## Work instruction
Your answer should consist of the lines in the data below that contain "needs".

## Supplied records
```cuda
template <int BN>
static int dispatch_major(int a_mn, int b_mn, int out_f32, int epi, int aux_f32, const CUtensorMap& tA,
                          const CUtensorMap& tB, const GemmParams& p, cudaStream_t s) {
  if (!a_mn && !b_mn) {
    if (epi == VJ_EPI_NONE) return out_f32 ? launch_gemm<BN, false, false, true, VJ_EPI_NONE>(tA, tB, p, s)
                                           : launch_gemm<BN, false, false, false, VJ_EPI_NONE>(tA, tB, p, s);
    if (epi == VJ_EPI_ADD) {
      if (aux_f32) return out_f32 ? launch_gemm<BN, false, false, true, VJ_EPI_ADD, true>(tA, tB, p, s)
                                  : launch_gemm<BN, false, false, false, VJ_EPI_ADD, true>(tA, tB, p, s);
      if (!out_f32) return launch_gemm<BN, false, false, false, VJ_EPI_ADD, false>(tA, tB, p, s);
    }
    if (epi == VJ_EPI_GELU && !out_f32) return launch_gemm<BN, false, false, false, VJ_EPI_GELU>(tA, tB, p, s);
    if (epi == VJ_EPI_GELU_GRAD && !out_f32) return launch_gemm<BN, false, false, false, VJ_EPI_GELU_GRAD>(tA, tB, p, s);
    if (epi == VJ_EPI_DGELU && !out_f32 && !aux_f32) return launch_gemm<BN, false, false, false, VJ_EPI_DGELU>(tA, tB, p, s);
  } else if (!a_mn && b_mn) {
    if (epi == VJ_EPI_NONE) return out_f32 ? launch_gemm<BN, false, true, true, VJ_EPI_NONE>(tA, tB, p, s)
                                           : launch_gemm<BN, false, true, false, VJ_EPI_NONE>(tA, tB, p, s);
    if (epi == VJ_EPI_DGELU && !out_f32 && !aux_f32) return launch_gemm<BN, false, true, false, VJ_EPI_DGELU>(tA, tB, p, s);
    if (epi == VJ_EPI_MUL && !out_f32 && !aux_f32) return launch_gemm<BN, false, true, false, VJ_EPI_MUL>(tA, tB, p, s);
  } else if (a_mn && b_mn) {
    if constexpr (BN <= 128) {
      if (epi == VJ_EPI_NONE) return out_f32 ? launch_gemm<BN, true, true, true, VJ_EPI_NONE>(tA, tB, p, s)
                                             : launch_gemm<BN, true, true, false, VJ_EPI_NONE>(tA, tB, p, s);
    }
  }
  set_error("vj_gemm: combination a_mn=%d b_mn=%d d_f32=%d epi=%d is not instantiated", a_mn, b_mn, out_f32, epi);
  return -1;
}

}

extern "C" int vj_gemm(const void* A, long long lda, int a_mn, const void* B, long long ldb,
                       int b_mn, void* D, long long ldd, int d_f32, int M, int N, int K,
                       const float* bias, float alpha, int epi, const void* aux, long long ldaux,
                       int aux_f32, const int* aux_rowmap, int aux_period, void* aux_out,
                       long long ldauxout, int split_k, int accumulate, void* stream_) {
  using namespace vj;
  cudaStream_t stream = reinterpret_cast<cudaStream_t>(stream_);
  VJ_CHECK_ARG(A && B && D, "vj_gemm: null operand");
  VJ_CHECK_ARG(M > 0 && N > 0 && K > 0, "vj_gemm: empty problem M=%d N=%d K=%d", M, N, K);
  VJ_CHECK_ARG(N % 64 == 0, "vj_gemm: N=%d must be a multiple of 64", N);
  VJ_CHECK_ARG(lda % 8 == 0 && ldb % 8 == 0, "vj_gemm: lda/ldb must be multiples of 8 elements (16-byte rows)");
  VJ_CHECK_ARG(ldd % (d_f32 ? 4 : 8) == 0, "vj_gemm: ldd misaligned");
  VJ_CHECK_ARG((reinterpret_cast<uintptr_t>(A) & 15) == 0 && (reinterpret_cast<uintptr_t>(B) & 15) == 0 &&
                   (reinterpret_cast<uintptr_t>(D) & 15) == 0,
               "vj_gemm: operands must be 16-byte aligned");
  VJ_CHECK_ARG(epi >= VJ_EPI_NONE && epi <= VJ_EPI_GELU_GRAD, "vj_gemm: bad epilogue %d", epi);
  VJ_CHECK_ARG(!(accumulate || split_k > 1 || split_k < 0) || d_f32, "vj_gemm: accumulate/split-K needs fp32 D");
  VJ_CHECK_ARG(split_k >= 0 || (epi == VJ_EPI_NONE && accumulate), "vj_gemm: stream-K (split_k < 0) is for accumulating fp32 GEMMs");
  if (epi == VJ_EPI_ADD || epi == VJ_EPI_DGELU || epi == VJ_EPI_MUL) {
    VJ_CHECK_ARG(aux != nullptr, "vj_gemm: epilogue %d needs aux", epi);
    VJ_CHECK_ARG((reinterpret_cast<uintptr_t>(aux) & 15) == 0 && ldaux % (aux_f32 ? 4 : 8) == 0,
                 "vj_gemm: aux misaligned");
  }
  if (a_mn) VJ_CHECK_ARG(M % 8 == 0, "vj_gemm: MN-major A needs M %% 8 == 0");

  const int BN = (N % 256 == 0 && !(a_mn && b_mn)) ? 256 : (N % 128 == 0 ? 128 : 64);
  GemmParams p;
  p.M = M; p.N = N; p.K = K;
  p.tiles_m = (M + BM - 1) / BM;
  p.tiles_n = N / BN;
  p.kb_total = (K + BK - 1) / BK;
  p.stream_k = 0;
  p.sk_chunk = 0;
  if (split_k < 0) {
    const long long total_kb = (long long)p.tiles_m * p.tiles_n * p.kb_total;
    const long long ctas = total_kb < sm_budget() ? total_kb : sm_budget();
    p.stream_k = 1;
    p.sk_chunk = (total_kb + ctas - 1) / ctas;
    split_k = 1;
  }
  if (split_k < 1) split_k = 1;
  if (split_k > p.kb_total) split_k = p.kb_total;
  p.kb_per_split = (p.kb_total + split_k - 1) / split_k;
  p.split_k = (p.kb_total + p.kb_per_split - 1) / p.kb_per_split;
  p.bias = bias;
  p.epi = epi;
  p.aux = aux; p.ldaux = ldaux; p.aux_rowmap = aux_rowmap; p.aux_period = aux_period;
  p.aux_out = (epi == VJ_EPI_GELU || epi == VJ_EPI_GELU_GRAD) ? aux_out : nullptr;
  p.ldauxout = ldauxout;
  p.D = D; p.ldd = ldd;
  p.reduce_add = (accumulate || p.split_k > 1 || p.stream_k) ? 1 : 0;
  p.alpha = alpha;

  if (p.aux_out != nullptr)
    VJ_CHECK_ARG((reinterpret_cast<uintptr_t>(aux_out) & 3) == 0 && ldauxout % 2 == 0, "vj_gemm: aux_out misaligned");
  if ((epi == VJ_EPI_ADD || epi == VJ_EPI_DGELU || epi == VJ_EPI_MUL) && !aux_f32) {
    VJ_CHECK_ARG(aux_rowmap == nullptr && aux_period == 0, "vj_gemm: row-mapped / periodic aux must be fp32");
    VJ_CHECK_ARG(p.split_k == 1, "vj_gemm: aux epilogues do not combine with split-K");
  }
  CUtensorMap tA, tB;
  int rc;
  if (!a_mn) rc = make_tmap_2d(&tA, A, 0, K, M, lda * 2, 64, 128, 3);
  else       rc = make_tmap_2d(&tA, A, 0, M, K, lda * 2, 64, 64, 3);
  if (rc) return rc;
  if (!b_mn) rc = make_tmap_2d(&tB, B, 0, K, N, ldb * 2, 64, BN, 3);
  else       rc = make_tmap_2d(&tB, B, 0, N, K, ldb * 2, 64, 64, 3);
  if (rc) return rc;
  switch (BN) {
    case 256: return dispatch_major<256>(a_mn, b_mn, d_f32, epi, aux_f32, tA, tB, p, stream);
    case 128: return dispatch_major<128>(a_mn, b_mn, d_f32, epi, aux_f32, tA, tB, p, stream);
    default:  return dispatch_major<64>(a_mn, b_mn, d_f32, epi, aux_f32, tA, tB, p, stream);
  }
}
```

## Response to the task
  VJ_CHECK_ARG(!(accumulate || split_k > 1 || split_k < 0) || d_f32, "vj_gemm: accumulate/split-K needs fp32 D");
    VJ_CHECK_ARG(aux != nullptr, "vj_gemm: epilogue %d needs aux", epi);
  if (a_mn) VJ_CHECK_ARG(M % 8 == 0, "vj_gemm: MN-major A needs M %% 8 == 0");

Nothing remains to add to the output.